From my experience, the fact that lightning handles train/eval mode for you (which is great), made me miss the problems with integrating the aforementioned loss function and it took me awhile track it down, which is probably not the experience we want users to have.
Even pointing this behavior out in the documentation could be helpful in my opinion.

eladrich on 6 Aug 2020

Alright, I better understand the setting now. I think the compromise for now is to see if more people are interested in such a feature and then take it from there.

SkafteNicki on 6 Aug 2020

👍2

Agree with @eladrich that this is an important feature.
I use perceptual loss which depends on a network.

orpatashnik on 6 Aug 2020

👍1

a simple solution

class FeaturesNet(pl.LightningModule):
  def __init__(self, weights_path):
    super().__init__()
    self.model = MobileFaceNet(512)
    self.model.load_state_dict(torch.load(weights_path))

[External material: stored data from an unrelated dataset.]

+__global__ __launch_bounds__(BLOCK) void head_bwd_data_kernel(const float* __restrict__ gy, const float* __restrict__ w,
+                                                              int N, int H, int W, int C, float* __restrict__ gx) {
+  extern __shared__ float4 wl[];
+  const int cq = C / 4, Ho = H - 1, Wo = W - 1;
+  for (int idx = threadIdx.x; idx < TAPS * cq; idx += BLOCK) wl[idx] = ld4(w + (int64_t)idx * 4);
+  __syncthreads();
+  const int64_t P = (int64_t)N * H * W, p0 = (int64_t)blockIdx.x * PIX_B;
+  const int np = (int)min((int64_t)PIX_B, P - p0);
+  for (int idx = threadIdx.x; idx < np * cq; idx += BLOCK) {
+    const int64_t p = p0 + idx / cq;
+    const int q = idx % cq;
+    const int n = (int)(p / (H * W)), rem = (int)(p % (H * W));
+    float g[TAPS];
+    taps_of(gy + (int64_t)n * Ho * Wo, rem / W, rem % W, Ho, Wo, g);
+    float4 a = make_float4(0.f, 0.f, 0.f, 0.f);
+#pragma unroll
+    for (int t = 0; t < TAPS; ++t) {
+      const float4 w4 = wl[t * cq + q];
+      a.x = fmaf(g[t], w4.x, a.x);
+      a.y = fmaf(g[t], w4.y, a.y);
+      a.z = fmaf(g[t], w4.z, a.z);
+      a.w = fmaf(g[t], w4.w, a.w);
+    }
+    st4(gx + p * C + (int64_t)q * 4, a);
+  }
+}
+
+__global__ __launch_bounds__(BLOCK) void head_wgrad_partial_kernel(const float* __restrict__ x,
+                                                                   const float* __restrict__ gy, int H, int W, int C,
+                                                                   float* __restrict__ part) {
+  __shared__ float lds[WAVES * CQ * TAPS * 4];
+  const int n = blockIdx.x, q = threadIdx.x % CQ, r = threadIdx.x / CQ;
+  const int lane = threadIdx.x & 63, wave = threadIdx.x >> 6;
+  const int c0 = (blockIdx.y * CQ + q) * 4, Ho = H - 1, Wo = W - 1;
+  const bool on = c0 < C;
+  float acc[TAPS][4];
+#pragma unroll
+  for (int t = 0; t < TAPS; ++t)
+#pragma unroll
+    for (int j = 0; j < 4; ++j) acc[t][j] = 0.f;
+  if (on) {
+    const float* gy_n = gy + (int64_t)n * Ho * Wo;
+    const float* x_n = x + (int64_t)n * H * W * C + c0;
+    for (int pix = r; pix < H * W; pix += RT) {
+      float g[TAPS];
+      taps_of(gy_n, pix / W, pix % W, Ho, Wo, g);
+      const float4 xv = ld4(x_n + (int64_t)pix * C);
+#pragma unroll
+      for (int t = 0; t < TAPS; ++t) {
+        acc[t][0] = fmaf(g[t], xv.x, acc[t][0]);
+        acc[t][1] = fmaf(g[t], xv.y, acc[t][1]);
+        acc[t][2] = fmaf(g[t], xv.z, acc[t][2]);
+        acc[t][3] = fmaf(g[t], xv.w, acc[t][3]);
+      }
+    }
+  }
+#pragma unroll
+  for (int o = 32; o >= CQ; o >>= 1)
+#pragma unroll
+    for (int t = 0; t < TAPS; ++t)
+#pragma unroll
+      for (int j = 0; j < 4; ++j) acc[t][j] += __shfl_xor(acc[t][j], o, 64);
+  if (lane < CQ) {
+#pragma unroll
+    for (int t = 0; t < TAPS; ++t)
+#pragma unroll
+      for (int j = 0; j < 4; ++j) lds[((wave * CQ + q) * TAPS + t) * 4 + j] = acc[t][j];
+  }
+  __syncthreads();
+  for (int idx = threadIdx.x; idx < CQ * TAPS * 4; idx += BLOCK) {
+    float s = lds[idx];
+#pragma unroll
+    for (int wv = 1; wv < WAVES; ++wv) s += lds[wv * CQ * TAPS * 4 + idx];
+    const int qq = idx / (TAPS * 4), t = (idx / 4) % TAPS, c = (blockIdx.y * CQ + qq) * 4 + idx % 4;
+    if (c < C) part[((int64_t)n * TAPS + t) * C + c] = s;
+  }
+}
+
+__global__ __launch_bounds__(BLOCK) void head_wgrad_fold_kernel(const float* __restrict__ part,
+                                                                const float* __restrict__ gy, int N, int C, int64_t ngy,
+                                                                float* __restrict__ gw, float* __restrict__ gb) {
+  __shared__ float lds[WAVES];
+  if (blockIdx.x == gridDim.x - 1) {
+    if (!gb) return;
+    float v = 0.f;
+    for (int64_t i = threadIdx.x; i < ngy; i += BLOCK) v += gy[i];
+#pragma unroll
+    for (int o = 32; o >= 1; o >>= 1) v += __shfl_xor(v, o, 64);
+    if ((threadIdx.x & 63) == 0) lds[threadIdx.x >> 6] = v;
+    __syncthreads();
+    if (threadIdx.x == 0) {
+      float s = lds[0];
+#pragma unroll
+      for (int wv = 1; wv < WAVES; ++wv) s += lds[wv];
+      gb[0] = s;
+    }
+    return;
+  }
+  const int idx = blockIdx.x * BLOCK + threadIdx.x;
+  if (idx >= TAPS * C) return;
+  const int t = idx / C, c = idx % C;
+  float s = 0.f;
+  for (int n = 0; n < N; ++n) s += part[((int64_t)n * TAPS + t) * C + c];
+  gw[(int64_t)c * TAPS + t] = s;
+}
+
+}
+
+using namespace amk_head;
+
+static bool aligned16(const void* p) { return (reinterpret_cast<uintptr_t>(p) & 15) == 0; }
+
+#define AMK_HEAD_SHAPE(what)                                                                             \
+  AMK_CHECK_ARG(N > 0 && H > 0 && W > 0 && C > 0, what ": non-positive size");                           \
+  AMK_CHECK_SUPPORTED(H >= 2 && W >= 2 && C % 4 == 0 && C <= MAX_C && (int64_t)N * H * W * C < ((int64_t)1 << 40) \
+                          && (int64_t)N * H * W <= ((int64_t)1 << 30) && N <= 65535,                     \
+                      what ": shape N %d H %d W %d C %d not supported", N, H, W, C)
+
+extern "C" int64_t amk_conv_c1_ws_floats(int N, int H, int W, int C) {
+  if (N <= 0 || H <= 0 || W <= 0 || C <= 0) return 0;
+  const int64_t taps = (int64_t)N * H * W * TAPS, part = (int64_t)N * TAPS * C;
+  return taps > part ? taps : part;
+}
+
+extern "C" int amk_conv_c1_fwd(const float* x, const float* w, const float* bias, int N, int H, int W, int C, float* y,
+                               float* ws, void* stream) {
+  AMK_CHECK_ARG(x && w && y && ws, "amk_conv_c1_fwd: null pointer");
+  AMK_HEAD_SHAPE("amk_conv_c1_fwd");
+  AMK_CHECK_ARG(aligned16(x) && aligned16(w), "amk_conv_c1_fwd: x and w must be 16-byte aligned");
+  hipStream_t st = static_cast<hipStream_t>(stream);
+  const int64_t P = (int64_t)N * H * W, ny = (int64_t)N * (H - 1) * (W - 1);
+  const int chunks = (C + CHUNK - 1) / CHUNK;
+  hipLaunchKernelGGL(tap_image_kernel, dim3((unsigned)((P + PIX_T - 1) / PIX_T)), dim3(BLOCK),
+                     (size_t)chunks * TAPS * 64 * sizeof(float4), st, x, w, P, C, chunks, ws);
+  hipLaunchKernelGGL(head_gather_kernel, dim3((unsigned)((ny + BLOCK - 1) / BLOCK)), dim3(BLOCK), 0, st, ws, bias, N, H,
+                     W, y);
+  AMK_CHECK_LAUNCH("amk_conv_c1_fwd");
+  return AMK_OK;
+}
+
+extern "C" int amk_conv_c1_bwd_data(const float* gy, const float* w, int N, int H, int W, int C, float* gx,
+                                    void* stream) {
+  AMK_CHECK_ARG(gy && w && gx, "amk_conv_c1_bwd_data: null pointer");
+  AMK_HEAD_SHAPE("amk_conv_c1_bwd_data");
+  AMK_CHECK_ARG(aligned16(gx) && aligned16(w), "amk_conv_c1_bwd_data: gx and w must be 16-byte aligned");
+  hipStream_t st = static_cast<hipStream_t>(stream);
+  const int64_t P = (int64_t)N * H * W;
+  hipLaunchKernelGGL(head_bwd_data_kernel, dim3((unsigned)((P + PIX_B - 1) / PIX_B)), dim3(BLOCK),
+                     (size_t)TAPS * C * sizeof(float), st, gy, w, N, H, W, C, gx);
+  AMK_CHECK_LAUNCH("amk_conv_c1_bwd_data");
+  return AMK_OK;
+}
+
+extern "C" int amk_conv_c1_wgrad(const float* x, const float* gy, int N, int H, int W, int C, float* gw, float* gb,
+                                 float* ws, void* stream) {
+  AMK_CHECK_ARG(x && gy && gw && ws, "amk_conv_c1_wgrad: null pointer");
+  AMK_HEAD_SHAPE("amk_conv_c1_wgrad");
+  AMK_CHECK_ARG(aligned16(x), "amk_conv_c1_wgrad: x must be 16-byte aligned");
+  hipStream_t st = static_cast<hipStream_t>(stream);
+  hipLaunchKernelGGL(head_wgrad_partial_kernel, dim3(N, (C / 4 + CQ - 1) / CQ), dim3(BLOCK), 0, st, x, gy, H, W, C, ws);
+  hipLaunchKernelGGL(head_wgrad_fold_kernel, dim3((TAPS * C + BLOCK - 1) / BLOCK + 1), dim3(BLOCK), 0, st, ws, gy, N, C,
+                     (int64_t)N * (H - 1) * (W - 1), gw, gb);
+  AMK_CHECK_LAUNCH("amk_conv_c1_wgrad");
+  return AMK_OK;
+}
diff --git a/attention-models_amd/csrc/discr_norm.hip b/attention-models_amd/csrc/discr_norm.hip
--- a/attention-models_amd/csrc/discr_norm.hip
+++ b/attention-models_amd/csrc/discr_norm.hip
@@ -353,6 +353,371 @@
   });
 }
 
+constexpr int CQ = 8;
+constexpr int RT = BLOCK / CQ;
+constexpr int MAX_S = 128;
+constexpr int MIN_RS = 256;
+
+struct GeoL {
+  int64_t R;
+  int C;
+  int RS;
+  int S;
+};
+
+static GeoL make_geo_l(int N, int C, int64_t HW) {
+  GeoL g;
+  g.R = (int64_t)N * HW;
+  g.C = C;
+  int64_t rs = (g.R + MAX_S - 1) / MAX_S;
+  if (rs < MIN_RS) rs = MIN_RS;
+  rs = (rs + RT - 1) / RT * RT;
+  g.RS = (int)rs;
+  g.S = (int)((g.R + rs - 1) / rs);
+  return g;
+}
+
+__device__ __forceinline__ float seg_rows(const GeoL& g, int s) {
+  const int64_t r0 = (int64_t)s * g.RS;
+  return (float)(min(g.R, r0 + g.RS) - r0);
+}
+
+struct Lane {
+  int r, c0;
+  bool on;
+};
+
+__device__ __forceinline__ Lane lane_of(const GeoL& g) {
+  Lane l;
+  l.r = threadIdx.x / CQ;
+  l.c0 = (blockIdx.y * CQ + threadIdx.x % CQ) * 4;
+  l.on = l.c0 < g.C;
+  return l;
+}
+
+template <class F>
+__device__ __forceinline__ void rows_walk(const GeoL& g, const Lane& l, int s, F&& f) {
+  if (!l.on) return;
+  const int64_t r0 = (int64_t)s * g.RS, r1 = min(g.R, r0 + g.RS);
+#pragma unroll 4
+  for (int64_t row = r0 + l.r; row < r1; row += RT) f(row * g.C + l.c0);
+}
+
+template <int K, class Op>
+__device__ __forceinline__ void rows_reduce(float (&v)[K][4], Op op, float* lds) {
+  const int lane = threadIdx.x & 63, wave = threadIdx.x >> 6, q = threadIdx.x % CQ;
+#pragma unroll
+  for (int o = 32; o >= CQ; o >>= 1) {
+#pragma unroll
+    for (int j = 0; j < 4; ++j) {
+      float a[K], b[K];
+#pragma unroll
+      for (int k = 0; k < K; ++k) { a[k] = v[k][j]; b[k] = __shfl_xor(v[k][j], o, 64); }
+      op(a, b);
+#pragma unroll
+      for (int k = 0; k < K; ++k) v[k][j] = a[k];
+    }
+  }
+  if (lane < CQ) {
+#pragma unroll
+    for (int k = 0; k < K; ++k)
+#pragma unroll
+      for (int j = 0; j < 4; ++j) lds[((wave * CQ + q) * K + k) * 4 + j] = v[k][j];
+  }
+  __syncthreads();
+#pragma unroll
+  for (int j = 0; j < 4; ++j) {
+    float a[K], b[K];
+#pragma unroll
+    for (int k = 0; k < K; ++k) a[k] = lds[(q * K + k) * 4 + j];
+#pragma unroll
+    for (int w = 1; w < WAVES; ++w) {
+#pragma unroll
+      for (int k = 0; k < K; ++k) b[k] = lds[((w * CQ + q) * K + k) * 4 + j];
+      op(a, b);
+    }
+#pragma unroll
+    for (int k = 0; k < K; ++k) v[k][j] = a[k];
+  }
+  __syncthreads();
+}
+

  def setup(self, device: torch.device):
    self.freeze()

  def train(self, mode: bool):
    """ avoid pytorch lighting auto set trian mode """
    return super().train(False)

  def state_dict(self, destination, prefix, keep_vars):
    """ avoid pytorch lighting auto save params """
    destination = OrderedDict()
    destination._metadata = OrderedDict()
    return destination

zhen8838 on 16 Oct 2020

@SkafteNicki I think no need to add this feature in PyTorch lighting but need add more detail in transfer learning document. When I training a GAN model, use the pre-trained module for content loss, but the document didn't say the model will automatically switch to training mode.

zhen8838 on 17 Oct 2020

This issue has been automatically marked as stale because it hasn't had any recent activity. This issue will be closed in 7 days if no further activity occurs. Thank you for your contributions, Pytorch Lightning Team!